Qwen3-1.7B (LLM) and Qwen3-TTS-1.7B's talker share **100% identical architecture**:

```
                    Qwen3-1.7B (LLM)    Qwen3-TTS talker    Match
hidden_size         2048                 2048                ✅
intermediate_size   6144                 6144                ✅
num_hidden_layers   28                   28                  ✅
num_attention_heads 16                   16                  ✅
num_key_value_heads 8                    8                   ✅
```

This means **zero SVD, zero truncation, zero layer mapping** — pure 1:1 lerp blending across all 84 FFN tensors (gate_proj, up_proj, down_proj × 28 layers).

## Architecture

```
Qwen3-TTS-1.7B (4-module structure):
┌─────────────────────────────────────────────────────┐
│ talker (28L Qwen3 LM backbone)                      │
│   └── 84 FFN tensors blended with LLM (α=3%)       │ ← MODIFIED
│       └── talker.model.layers.N.mlp.{gate,up,down}  │
├─────────────────────────────────────────────────────┤
│ code_predictor (5L, h=1024)                          │ ← UNTOUCHED
├─────────────────────────────────────────────────────┤
│ speech_tokenizer (12Hz RVQ codec)                    │ ← UNTOUCHED
├─────────────────────────────────────────────────────┤
│ encoder/decoder (audio waveform)                     │ ← UNTOUCHED
└─────────────────────────────────────────────────────┘

FFN Source: Qwen3-1.7B (LLM)
└── model.layers.N.mlp.{gate,up,down}_proj.weight
    └── Key mapping: model.layers.N → talker.model.layers.N (1:1)
```

Only the talker's FFN weights are modified.

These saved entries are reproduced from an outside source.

__device__ __forceinline__ double radiative_T_top(const Col &c, double fl_rest, double T1, double thick_min) {
  double T_old = (CL(thick_snow) < thick_min) ? T1 : CL(T_snow);
  const double emi = (CL(thick_snow) < thick_min) ? emissivity_ice : emissivity_snow;
  const double pen = (CL(thick_snow) < thick_min) ? penetr : 0.0;
  T_old = T_old + zeroK;
  double temp1 = (1.0 - CL(albedo)) * (1.0 - pen) * CL(fl_sw) + fl_rest;
  temp1 = temp1 + emi * 3.0 * sigma * pow_4(T_old);
  temp1 = quot(temp1, emi * 4.0 * sigma * (T_old * T_old * T_old));
  temp1 = temp1 - zeroK;
  T_old = temp1 + zeroK;
  temp1 = (1.0 - CL(albedo)) * (1.0 - pen) * CL(fl_sw) + fl_rest;
  temp1 = temp1 + emi * 3.0 * sigma * pow_4(T_old);
  temp1 = quot(temp1, emi * 4.0 * sigma * (T_old * T_old * T_old));
  temp1 = temp1 - zeroK;
  return temp1;
}

template <class K>
__device__ __forceinline__ void surface_flux(Col &c, const Ctx &x) {
  const samsim_config &g = x.p->cfg;
  const int Na = c.Na;
  const double psi_s1 = LAY(SAMSIM_A_PSI_S, 1), psi_l1 = LAY(SAMSIM_A_PSI_L, 1), psi_g1 = LAY(SAMSIM_A_PSI_G, 1);
  const double thick1 = LAY(SAMSIM_A_THICK, 1), T1 = LAY(SAMSIM_A_T, 1);
  const double k1 = psi_s1 * k_s + psi_l1 * k_l + psi_g1 * 0.0;
  if (CFG(boundflux_flag) == 1) {
    double fl = (T1 - CL(T_top)) / (thick1 / (2.0 * k1));
    if (fabs(fl) > g.max_flux_plate) fl = fl / fabs(fl) * g.max_flux_plate;
    CL(fl_Q1) = fl;
    return;
  }
  if (K::general && CFG(boundflux_flag) == 3) {
    GS(T_FREEZE) = dmin(func_T_freeze(LAY(SAMSIM_A_S_ABS, Na) / LAY(SAMSIM_A_M, Na), CFG(salt_flag), x.tf_c3), 0.0);
    CL(T_top) = T1;
    CL(fl_Q1) = g.alpha_flux_instable * (CL(T_top) - CL(T2m));
    if (CL(fl_Q1) < 0.0) {
      CL(T_top) = dmax(GS(T_FREEZE), T1);
      CL(fl_Q1) = g.alpha_flux_stable * (CL(T_top) - CL(T2m));
    }
    return;
  }
  const double thick_min = g.thick_min;
  const double fl_rest = (!K::general || CFG(atmoflux_flag) == 2) ? CL(fl_lw) + 0.0 + 0.0 : GSI(SAMSIM_S_FL_REST);
  const double emi = (CL(thick_snow) < thick_min) ? emissivity_ice : emissivity_snow;
  const double pen = (CL(thick_snow) < thick_min) ? penetr : 0.0;
  double temp1;
  CL(T_top) = radiative_T_top(c, fl_rest, T1, thick_min);

  double Tf;
  if (CL(thick_snow) >= thick_min / 100.0) Tf = 0.0;
  else Tf = func_T_freeze(quot(LAY(SAMSIM_A_S_ABS, 1), LAY(SAMSIM_A_M, 1)), CFG(salt_flag), x.tf_c3);

  GS(T_FREEZE) = Tf;

  const double k_snow = (CL(thick_snow) >= thick_min / 100.0) ? func_k_snow(CL(m_snow), CL(thick_snow)) : 0.0;
  const double flq_snow_ice = quot(T1 - CL(T_snow), quot(CL(thick_snow), 2.0 * k_snow) + quot(thick1, 2.0 * (psi_s1 * k_s + psi_l1 * k_l)));
  if (CL(T_top) > Tf && Na > 1) {
    temp1 = emi * sigma * pow_4(Tf + zeroK) - (1.0 - CL(albedo)) * (1.0 - pen) * CL(fl_sw) - fl_rest;
    if (CL(thick_snow) >= thick_min) { CL(fl_Q_snow) = temp1; CL(fl_Q1) = flq_snow_ice; }
    else if (CL(thick_snow) >= thick_min / 100.0) { CL(fl_Q_snow) = temp1; CL(fl_Q1) = 0.0; }
    else CL(fl_Q1) = temp1;
    CL(T_top) = Tf;
  } else {
    if (CL(thick_snow) >= thick_min) {
      CL(fl_Q1) = flq_snow_ice;
      CL(fl_Q_snow) = quot(CL(T_snow) - CL(T_top), quot(CL(thick_snow), 2.0 * k_snow));
    } else if (CL(thick_snow) > thick_min / 100.0 && CL(thick_snow) < thick_min) {
      CL(fl_Q1) = 0.0;
      double k = CL(thick_snow) / (CL(thick_snow) + thick1) * k_snow + thick1 / (CL(thick_snow) + thick1) * k1;
      CL(fl_Q_snow) = (CL(T_snow) - CL(T_top)) / ((CL(thick_snow) + thick1) / (2.0 * k));
    } else {
      CL(fl_Q1) = (T1 - CL(T_top)) / (thick1 / (2.0 * k1));
    }
  }
}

The code_predictor, speech_tokenizer, and encoder/decoder remain 100% original — preserving the audio codec pipeline entirely.

## Quick Start

### Option 1: Load pre-blended weights (this model)

```python
from qwen_tts import Qwen3TTSModel

# Load Darwin-TTS-1.7B-Cross (α=3% pre-blended)
model = Qwen3TTSModel.from_pretrained(
    "FINAL-Bench/Darwin-TTS-1.7B-Cross",
    device_map="cuda:0",
    dtype=torch.bfloat16
)

# Synthesize
wavs, sr = model.generate_voice_clone(
    text="안녕하세요, 저는 다윈 인공지능입니다!",
    ref_audio="your_voice.wav",
    ref_text="ref",
    x_vector_only_mode=True
)
```

### Option 2: Custom blend ratio (runtime blending)

```python
from qwen_tts import Qwen3TTSModel
model = Qwen3TTSModel.from_pretrained("FINAL-Bench/Darwin-TTS-1.7B-Cross")
wavs, sr = model.generate_voice_clone(
    text="정말 기쁜 소식이에요!",
    ref_audio="voice.wav",
    ref_text="ref",
    x_vector_only_mode=True
)
```

### CLI

```bash
python darwin_tts_blend.py --alpha 3 --text "Hello, Darwin!" --ref voice.wav --output speech.wav
```

## Installation

```bash
pip install torch qwen-tts safetensors soundfile huggingface_hub
```

## Research Background

### The Problem
Cross-modal capability transfer (e.g., adding emotion to TTS) traditionally requires:
- Thousands of hours of emotional speech data
- Hundreds of GPU hours for training
- Careful data curation and annotation

### The Darwin Approach
Darwin's evolutionary merge framework, originally developed for LLM merging (Darwin LLM V7 achieved GPQA Diamond 86.9%, World #5), is extended to cross-modal transfer:

1. **Find architecture-compatible models** across modalities (LLM ↔ TTS)
2. **Blend FFN weights** at low ratios (3~5%) using simple lerp
3. **Preserve modality-specific components** (audio codec, tokenizer)

### Key Findings

1. **Cross-modal FFN transfer works** — LLM's language understanding patterns enhance TTS emotional expressiveness
2. **Sweet spot is 3~5%** — TTS is far more sensitive than LLM merging (which tolerates 7~93%)
3. **Same backbone is required** — TADA-1B (Llama backbone) × Qwen3-TTS failed completely; Qwen3 × Qwen3 succeeded
4. **10%+ destroys TTS** — LLM's "continue generating tokens" pattern overrides the TTS stop signal, causing 655-second outputs
5. **Bidirectional potential** — LLM + TTS FFN may enable "Speaking LLM" (the GPT-4o direction)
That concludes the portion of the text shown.